JahstreetOrg / spark-on-kubernetes-helm

Spark on Kubernetes infrastructure Helm charts repo
Apache License 2.0
199 stars 76 forks source link

Issues with load testing livy #80

Open RajatSablok opened 2 years ago

RajatSablok commented 2 years ago

I am load testing (using locust) my livy server which is deployed on k8 pods using this helm. I have tried testing with session recovery enabled on both zookeeper and filesystem. We also have basic auth enabled on our server using nginx ingress.
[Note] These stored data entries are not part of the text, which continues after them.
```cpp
inline FastPlan plan_fast(const SegmentDesc &seg, const Tuning &tun, const DeviceLimits &dev, const PlanInputs &in) {
	FastPlan p;
	plan_rows(p, seg, tun, dev);
	plan_sums(p, seg, tun, dev);
	p.groups = row_groups(seg.len, p.rows);
	p.grid = group_grid(seg.n_voices, p.groups, dev.fk_grid);
	plan_chains(p, seg, tun, dev, in);
	if (p.use_fast && p.main_build == 2) plan_split(p, seg, tun, dev, in);
	if (p.use_fast && !p.scan) plan_closed_form(p, seg, tun, dev, in);
	const uint32_t g4 = row_groups(seg.len, FAST_CUB_ROWS);
	p.grid_cub = group_grid(seg.n_voices, g4, dev.fk_grid);
	p.tasks_cub = static_tasks(seg, g4, p.grid_cub);
	p.rows_repair = p.main_build == 2 ? p.rows_cf : p.rows;
	p.grid_repair = wave_grid(seg.n_voices, 64);
	return p;
}

inline Mixer plan_mixer(const SegmentDesc &seg, const Tuning &tun, const PlanInputs &in, size_t pcm_pitch, bool inmix_live,
		uint32_t early_blocks) {
	if (!in.max_write) return MIX_NONE;
	const bool few = tun.mix_few && in.max_rows <= 8 && seg.n_streams >= 8;
	const bool few_f32_aligned = (pcm_pitch & 15u) == 0 && (seg.pcm_offset & (seg.stereo ? 1u : 3u)) == 0;
	if (in.f32) return few && few_f32_aligned ? MIX_FEW_F32 : MIX_F32;
	if (few && (seg.pcm_offset & 3u) == 0 && (in.pcm_row & 3u) == 0) return MIX_FEW;
	if (inmix_live && !early_blocks && tun.mix64) return MIX_64;
	return MIX_256;
}

constexpr uint32_t LEVELS_THREADS = 256;
constexpr uint32_t LEVELS_SWEEP_F32 = LEVELS_THREADS * 4, LEVELS_SWEEP_S16 = LEVELS_THREADS * 8;
constexpr uint32_t LEVELS_WG_SAMPLES = 16384;
static_assert(LEVELS_WG_SAMPLES % LEVELS_SWEEP_S16 == 0 && LEVELS_WG_SAMPLES % LEVELS_SWEEP_F32 == 0, "a block is whole sweeps (and begins on an even sample, on 16 bytes)");
constexpr uint32_t LEVELS_MAX_ROWS = 65535;
struct LevelsPlan {
	bool ok = false;
	uint32_t blocks = 0;
	uint32_t rows = 0;
	uint32_t finish_grid = 0;
	size_t parts = 0;
};
inline LevelsPlan plan_levels(uint64_t max_frames, uint32_t channels, size_t n_rows) {
	LevelsPlan p;
	const uint64_t samples = max_frames * channels;
	const uint64_t blocks = (samples + LEVELS_WG_SAMPLES - 1) / LEVELS_WG_SAMPLES;
	if (n_rows > LEVELS_MAX_ROWS || blocks > 0x7fffffffull || max_frames > (~(uint64_t)0 >> 2)) return p;
	p.ok = true;
	p.blocks = (uint32_t)blocks;
	p.rows = (uint32_t)n_rows;
	p.finish_grid = (uint32_t)((n_rows + 63) / 64);
	p.parts = (size_t)n_rows * (size_t)blocks;
	return p;
}

constexpr uint32_t DECIM_THREADS = 64, DECIM_PER_LANE = 4;
constexpr uint32_t DECIM_TILE = 256;
static_assert(DECIM_TILE == DECIM_THREADS * DECIM_PER_LANE, "a lane's frames are DECIM_THREADS apart");
constexpr uint32_t DECIM_HALF = (uint32_t)sauengine::DECIM_HALF;
constexpr uint32_t DECIM_SPAN_Q = DECIM_TILE + 2 * DECIM_HALF;
constexpr uint32_t DECIM_CARRY_THREADS = 256;
constexpr uint32_t DECIM_MAX_STREAMS = 65535;
struct DecimPlan {
	bool ok = false;
	uint32_t tiles = 0;
	uint32_t streams = 0;
	uint32_t taps = 0;
	uint32_t hist_floats = 0;
	uint32_t lds_bytes = 0;
	size_t out_pitch = 0;
};
inline DecimPlan plan_decimate(uint64_t buf_len, int factor, uint32_t channels, size_t n_streams, size_t sample_bytes) {
	DecimPlan p;
	if ((factor != 2 && factor != 4 && factor != 8) || (channels != 1 && channels != 2) || n_streams > DECIM_MAX_STREAMS) return p;
	const uint64_t tiles = (buf_len + DECIM_TILE - 1) / DECIM_TILE;
	if (tiles > 0x7fffffffull || buf_len * (uint64_t)factor > 0xffffffffull) return p;
	p.ok = true;
	p.tiles = (uint32_t)tiles;
	p.streams = (uint32_t)n_streams;
	p.taps = 2 * DECIM_HALF * (uint32_t)factor + 1;
	p.hist_floats = (p.taps - 1) * channels;
	p.lds_bytes = DECIM_SPAN_Q * (uint32_t)factor * channels * (uint32_t)sizeof(float);
	p.out_pitch = ((size_t)buf_len * channels * sample_bytes + 255) & ~(size_t)255;
	return p;
}
static_assert(2 * DECIM_HALF * 8 * 2 <= DECIM_CARRY_THREADS * 4, "decimate_carry_kernel: a stream's longest history, four floats per thread");

}
#endif
```

Before: 246.4 million.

My config for session recovery looks like this:

LIVY_LIVY_SERVER_RECOVERY_MODE: {value: "recovery"}
LIVY_LIVY_SERVER_RECOVERY_STATE0STORE: {value: "filesystem"}
LIVY_LIVY_SERVER_RECOVERY_STATE0STORE_URL: {value: "file:///tmp/livy/store/state"}

These are some of the logs/issues that I am getting when testing with session recovery enabled on the filesystem:

2022-05-02 14:12:45,487 : livy_test : CRITICAL : ERROR IN SUBMIT BATCHES: 500 "java.io.FileNotFoundException: File /tmp/livy/store/state/v1/batch/state.tmp does not exist"

2022-05-02 14:12:44,467 : livy_test : CRITICAL : ERROR IN SUBMIT BATCHES: 500 "org.apache.hadoop.fs.FileAlreadyExistsException: rename destination /tmp/livy/store/state/v1/batch/state already exists."

2022-05-02 14:12:46,950 : livy_test : CRITICAL : ERROR IN SUBMIT BATCHES: 500 "ExitCodeException exitCode=1: chmod: cannot access '/tmp/livy/store/state/v1/batch/.state.tmp.crc': No such file or directory\n"

Load testing configuration (locust conf):

users = 100
spawn-rate = 100
run-time = 1m

Can someone help with why I might be getting the above errors?